(Source data begins)

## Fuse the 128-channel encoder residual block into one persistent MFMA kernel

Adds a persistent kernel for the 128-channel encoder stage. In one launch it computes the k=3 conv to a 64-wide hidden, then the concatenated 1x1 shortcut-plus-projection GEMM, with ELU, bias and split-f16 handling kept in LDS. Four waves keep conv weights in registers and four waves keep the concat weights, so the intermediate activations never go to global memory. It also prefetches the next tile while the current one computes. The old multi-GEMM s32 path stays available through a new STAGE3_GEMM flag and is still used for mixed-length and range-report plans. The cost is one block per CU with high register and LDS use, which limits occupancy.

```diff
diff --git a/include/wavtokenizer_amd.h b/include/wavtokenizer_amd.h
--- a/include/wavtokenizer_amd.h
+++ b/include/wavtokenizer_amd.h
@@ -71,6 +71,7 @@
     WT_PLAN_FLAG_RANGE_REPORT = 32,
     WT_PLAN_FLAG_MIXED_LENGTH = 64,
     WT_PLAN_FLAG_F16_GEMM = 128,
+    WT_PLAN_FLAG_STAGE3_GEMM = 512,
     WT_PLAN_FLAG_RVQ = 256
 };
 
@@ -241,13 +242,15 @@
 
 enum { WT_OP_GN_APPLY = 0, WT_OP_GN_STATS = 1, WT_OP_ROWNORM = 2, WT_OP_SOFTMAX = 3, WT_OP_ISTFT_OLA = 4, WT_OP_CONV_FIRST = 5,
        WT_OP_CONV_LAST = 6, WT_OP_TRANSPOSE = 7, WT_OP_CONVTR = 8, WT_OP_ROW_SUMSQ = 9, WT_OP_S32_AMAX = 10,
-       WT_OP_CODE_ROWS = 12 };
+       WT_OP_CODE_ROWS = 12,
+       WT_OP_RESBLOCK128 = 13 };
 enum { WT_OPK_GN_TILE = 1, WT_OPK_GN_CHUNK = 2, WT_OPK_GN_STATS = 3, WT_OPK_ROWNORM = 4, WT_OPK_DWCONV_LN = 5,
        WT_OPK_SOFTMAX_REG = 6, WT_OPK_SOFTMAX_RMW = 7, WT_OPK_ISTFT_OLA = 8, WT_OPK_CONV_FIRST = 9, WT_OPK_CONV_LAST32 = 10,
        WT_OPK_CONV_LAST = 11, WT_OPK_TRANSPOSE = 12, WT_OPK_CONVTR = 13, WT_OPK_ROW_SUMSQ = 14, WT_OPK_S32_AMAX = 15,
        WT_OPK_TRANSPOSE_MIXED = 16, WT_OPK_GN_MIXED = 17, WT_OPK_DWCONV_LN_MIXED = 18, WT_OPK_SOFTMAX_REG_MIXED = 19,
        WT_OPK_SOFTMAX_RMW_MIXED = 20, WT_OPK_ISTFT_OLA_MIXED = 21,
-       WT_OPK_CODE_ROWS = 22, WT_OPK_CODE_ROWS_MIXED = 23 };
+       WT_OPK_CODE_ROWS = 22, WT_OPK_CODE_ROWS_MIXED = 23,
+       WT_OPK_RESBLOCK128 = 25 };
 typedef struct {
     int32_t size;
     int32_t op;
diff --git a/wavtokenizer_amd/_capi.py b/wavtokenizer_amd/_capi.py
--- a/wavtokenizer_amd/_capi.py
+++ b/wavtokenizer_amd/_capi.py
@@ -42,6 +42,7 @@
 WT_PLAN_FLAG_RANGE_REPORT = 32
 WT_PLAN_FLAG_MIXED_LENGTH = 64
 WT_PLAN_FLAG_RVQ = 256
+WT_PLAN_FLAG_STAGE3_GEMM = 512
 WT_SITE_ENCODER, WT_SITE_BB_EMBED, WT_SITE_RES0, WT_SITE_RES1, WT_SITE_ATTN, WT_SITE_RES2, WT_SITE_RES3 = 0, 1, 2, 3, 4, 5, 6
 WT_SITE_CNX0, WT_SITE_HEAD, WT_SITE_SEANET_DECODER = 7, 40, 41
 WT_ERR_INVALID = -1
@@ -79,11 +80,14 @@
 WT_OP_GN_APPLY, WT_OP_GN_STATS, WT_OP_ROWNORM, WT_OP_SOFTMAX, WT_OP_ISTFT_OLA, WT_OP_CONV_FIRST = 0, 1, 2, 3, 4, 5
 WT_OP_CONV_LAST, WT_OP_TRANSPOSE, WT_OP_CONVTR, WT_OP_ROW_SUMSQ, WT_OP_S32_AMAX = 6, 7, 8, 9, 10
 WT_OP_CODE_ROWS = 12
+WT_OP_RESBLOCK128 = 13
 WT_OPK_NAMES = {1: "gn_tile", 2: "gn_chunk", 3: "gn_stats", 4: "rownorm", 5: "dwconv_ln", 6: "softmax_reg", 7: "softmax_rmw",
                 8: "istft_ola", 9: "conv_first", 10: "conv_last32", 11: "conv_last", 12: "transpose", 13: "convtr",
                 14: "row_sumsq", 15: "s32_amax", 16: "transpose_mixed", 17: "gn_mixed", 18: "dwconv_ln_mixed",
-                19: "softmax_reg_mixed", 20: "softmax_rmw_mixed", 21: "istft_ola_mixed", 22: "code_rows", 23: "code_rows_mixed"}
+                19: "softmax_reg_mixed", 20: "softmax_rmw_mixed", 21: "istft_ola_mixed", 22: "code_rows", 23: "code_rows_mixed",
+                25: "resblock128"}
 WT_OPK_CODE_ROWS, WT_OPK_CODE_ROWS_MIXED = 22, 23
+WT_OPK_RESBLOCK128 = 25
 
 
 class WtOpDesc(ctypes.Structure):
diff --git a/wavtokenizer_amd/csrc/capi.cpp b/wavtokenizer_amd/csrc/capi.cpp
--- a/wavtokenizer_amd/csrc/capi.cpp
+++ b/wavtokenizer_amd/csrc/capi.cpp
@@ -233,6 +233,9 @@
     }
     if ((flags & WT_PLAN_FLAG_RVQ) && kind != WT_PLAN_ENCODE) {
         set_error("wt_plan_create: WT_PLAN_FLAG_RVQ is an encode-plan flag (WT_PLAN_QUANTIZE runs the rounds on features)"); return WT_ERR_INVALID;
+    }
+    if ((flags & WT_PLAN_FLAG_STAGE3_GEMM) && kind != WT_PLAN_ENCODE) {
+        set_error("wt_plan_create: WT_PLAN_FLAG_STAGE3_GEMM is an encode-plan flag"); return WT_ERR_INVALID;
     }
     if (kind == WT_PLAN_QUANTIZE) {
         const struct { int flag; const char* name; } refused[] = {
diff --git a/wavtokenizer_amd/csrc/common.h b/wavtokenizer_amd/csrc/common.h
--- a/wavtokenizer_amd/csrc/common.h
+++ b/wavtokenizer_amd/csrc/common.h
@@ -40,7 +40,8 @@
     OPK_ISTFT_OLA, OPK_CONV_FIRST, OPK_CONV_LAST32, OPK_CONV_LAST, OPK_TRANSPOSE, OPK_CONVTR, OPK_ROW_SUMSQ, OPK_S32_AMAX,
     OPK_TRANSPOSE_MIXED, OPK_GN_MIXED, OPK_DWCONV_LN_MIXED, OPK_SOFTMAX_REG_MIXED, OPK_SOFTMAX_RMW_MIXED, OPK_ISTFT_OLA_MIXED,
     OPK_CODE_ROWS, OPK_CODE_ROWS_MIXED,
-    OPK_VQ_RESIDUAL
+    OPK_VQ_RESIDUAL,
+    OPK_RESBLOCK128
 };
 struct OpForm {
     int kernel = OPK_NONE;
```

(Source data ends)

_Activity_: What you return must match the data above character for character.

_Answer section_:
## Fuse the 128-channel encoder residual block into one persistent MFMA kernel

Adds a persistent kernel for the 128-channel encoder stage. In one launch it computes the k=3 conv to a 64-wide hidden, then the concatenated 1x1 shortcut-plus-projection GEMM, with ELU, bias and split-f16 handling kept in LDS. Four waves keep conv weights in registers and four waves keep the concat weights, so the intermediate activations never go to global memory. It also prefetches the next tile while the current one computes. The old multi-GEMM s32 path stays available through a new STAGE3_GEMM flag and is still used for mixed-length and range-report plans. The cost is one block per CU with high register and LDS use, which limits occupancy.

```diff
diff --git a/include/wavtokenizer_amd.h b/include/wavtokenizer_amd.h
--- a/include/wavtokenizer_amd.h
+++ b/include/wavtokenizer_amd.h
@@ -71,6 +71,7 @@
     WT_PLAN_FLAG_RANGE_REPORT = 32,
     WT_PLAN_FLAG_MIXED_LENGTH = 64,
     WT_PLAN_FLAG_F16_GEMM = 128,
+    WT_PLAN_FLAG_STAGE3_GEMM = 512,
     WT_PLAN_FLAG_RVQ = 256
 };
 
@@ -241,13 +242,15 @@
 
 enum { WT_OP_GN_APPLY = 0, WT_OP_GN_STATS = 1, WT_OP_ROWNORM = 2, WT_OP_SOFTMAX = 3, WT_OP_ISTFT_OLA = 4, WT_OP_CONV_FIRST = 5,
        WT_OP_CONV_LAST = 6, WT_OP_TRANSPOSE = 7, WT_OP_CONVTR = 8, WT_OP_ROW_SUMSQ = 9, WT_OP_S32_AMAX = 10,
-       WT_OP_CODE_ROWS = 12 };
+       WT_OP_CODE_ROWS = 12,
+       WT_OP_RESBLOCK128 = 13 };
 enum { WT_OPK_GN_TILE = 1, WT_OPK_GN_CHUNK = 2, WT_OPK_GN_STATS = 3, WT_OPK_ROWNORM = 4, WT_OPK_DWCONV_LN = 5,
        WT_OPK_SOFTMAX_REG = 6, WT_OPK_SOFTMAX_RMW = 7, WT_OPK_ISTFT_OLA = 8, WT_OPK_CONV_FIRST = 9, WT_OPK_CONV_LAST32 = 10,
        WT_OPK_CONV_LAST = 11, WT_OPK_TRANSPOSE = 12, WT_OPK_CONVTR = 13, WT_OPK_ROW_SUMSQ = 14, WT_OPK_S32_AMAX = 15,
        WT_OPK_TRANSPOSE_MIXED = 16, WT_OPK_GN_MIXED = 17, WT_OPK_DWCONV_LN_MIXED = 18, WT_OPK_SOFTMAX_REG_MIXED = 19,
        WT_OPK_SOFTMAX_RMW_MIXED = 20, WT_OPK_ISTFT_OLA_MIXED = 21,
-       WT_OPK_CODE_ROWS = 22, WT_OPK_CODE_ROWS_MIXED = 23 };
+       WT_OPK_CODE_ROWS = 22, WT_OPK_CODE_ROWS_MIXED = 23,
+       WT_OPK_RESBLOCK128 = 25 };
 typedef struct {
     int32_t size;
     int32_t op;
diff --git a/wavtokenizer_amd/_capi.py b/wavtokenizer_amd/_capi.py
--- a/wavtokenizer_amd/_capi.py
+++ b/wavtokenizer_amd/_capi.py
@@ -42,6 +42,7 @@
 WT_PLAN_FLAG_RANGE_REPORT = 32
 WT_PLAN_FLAG_MIXED_LENGTH = 64
 WT_PLAN_FLAG_RVQ = 256
+WT_PLAN_FLAG_STAGE3_GEMM = 512
 WT_SITE_ENCODER, WT_SITE_BB_EMBED, WT_SITE_RES0, WT_SITE_RES1, WT_SITE_ATTN, WT_SITE_RES2, WT_SITE_RES3 = 0, 1, 2, 3, 4, 5, 6
 WT_SITE_CNX0, WT_SITE_HEAD, WT_SITE_SEANET_DECODER = 7, 40, 41
 WT_ERR_INVALID = -1
@@ -79,11 +80,14 @@
 WT_OP_GN_APPLY, WT_OP_GN_STATS, WT_OP_ROWNORM, WT_OP_SOFTMAX, WT_OP_ISTFT_OLA, WT_OP_CONV_FIRST = 0, 1, 2, 3, 4, 5
 WT_OP_CONV_LAST, WT_OP_TRANSPOSE, WT_OP_CONVTR, WT_OP_ROW_SUMSQ, WT_OP_S32_AMAX = 6, 7, 8, 9, 10
 WT_OP_CODE_ROWS = 12
+WT_OP_RESBLOCK128 = 13
 WT_OPK_NAMES = {1: "gn_tile", 2: "gn_chunk", 3: "gn_stats", 4: "rownorm", 5: "dwconv_ln", 6: "softmax_reg", 7: "softmax_rmw",
                 8: "istft_ola", 9: "conv_first", 10: "conv_last32", 11: "conv_last", 12: "transpose", 13: "convtr",
                 14: "row_sumsq", 15: "s32_amax", 16: "transpose_mixed", 17: "gn_mixed", 18: "dwconv_ln_mixed",
-                19: "softmax_reg_mixed", 20: "softmax_rmw_mixed", 21: "istft_ola_mixed", 22: "code_rows", 23: "code_rows_mixed"}
+                19: "softmax_reg_mixed", 20: "softmax_rmw_mixed", 21: "istft_ola_mixed", 22: "code_rows", 23: "code_rows_mixed",
+                25: "resblock128"}
 WT_OPK_CODE_ROWS, WT_OPK_CODE_ROWS_MIXED = 22, 23
+WT_OPK_RESBLOCK128 = 25
 
 
 class WtOpDesc(ctypes.Structure):
diff --git a/wavtokenizer_amd/csrc/capi.cpp b/wavtokenizer_amd/csrc/capi.cpp
--- a/wavtokenizer_amd/csrc/capi.cpp
+++ b/wavtokenizer_amd/csrc/capi.cpp
@@ -233,6 +233,9 @@
     }
     if ((flags & WT_PLAN_FLAG_RVQ) && kind != WT_PLAN_ENCODE) {
         set_error("wt_plan_create: WT_PLAN_FLAG_RVQ is an encode-plan flag (WT_PLAN_QUANTIZE runs the rounds on features)"); return WT_ERR_INVALID;
+    }
+    if ((flags & WT_PLAN_FLAG_STAGE3_GEMM) && kind != WT_PLAN_ENCODE) {
+        set_error("wt_plan_create: WT_PLAN_FLAG_STAGE3_GEMM is an encode-plan flag"); return WT_ERR_INVALID;
     }
     if (kind == WT_PLAN_QUANTIZE) {
         const struct { int flag; const char* name; } refused[] = {
diff --git a/wavtokenizer_amd/csrc/common.h b/wavtokenizer_amd/csrc/common.h
--- a/wavtokenizer_amd/csrc/common.h
+++ b/wavtokenizer_amd/csrc/common.h
@@ -40,7 +40,8 @@
     OPK_ISTFT_OLA, OPK_CONV_FIRST, OPK_CONV_LAST32, OPK_CONV_LAST, OPK_TRANSPOSE, OPK_CONVTR, OPK_ROW_SUMSQ, OPK_S32_AMAX,
     OPK_TRANSPOSE_MIXED, OPK_GN_MIXED, OPK_DWCONV_LN_MIXED, OPK_SOFTMAX_REG_MIXED, OPK_SOFTMAX_RMW_MIXED, OPK_ISTFT_OLA_MIXED,
     OPK_CODE_ROWS, OPK_CODE_ROWS_MIXED,
-    OPK_VQ_RESIDUAL
+    OPK_VQ_RESIDUAL,
+    OPK_RESBLOCK128
 };
 struct OpForm {
     int kernel = OPK_NONE;
```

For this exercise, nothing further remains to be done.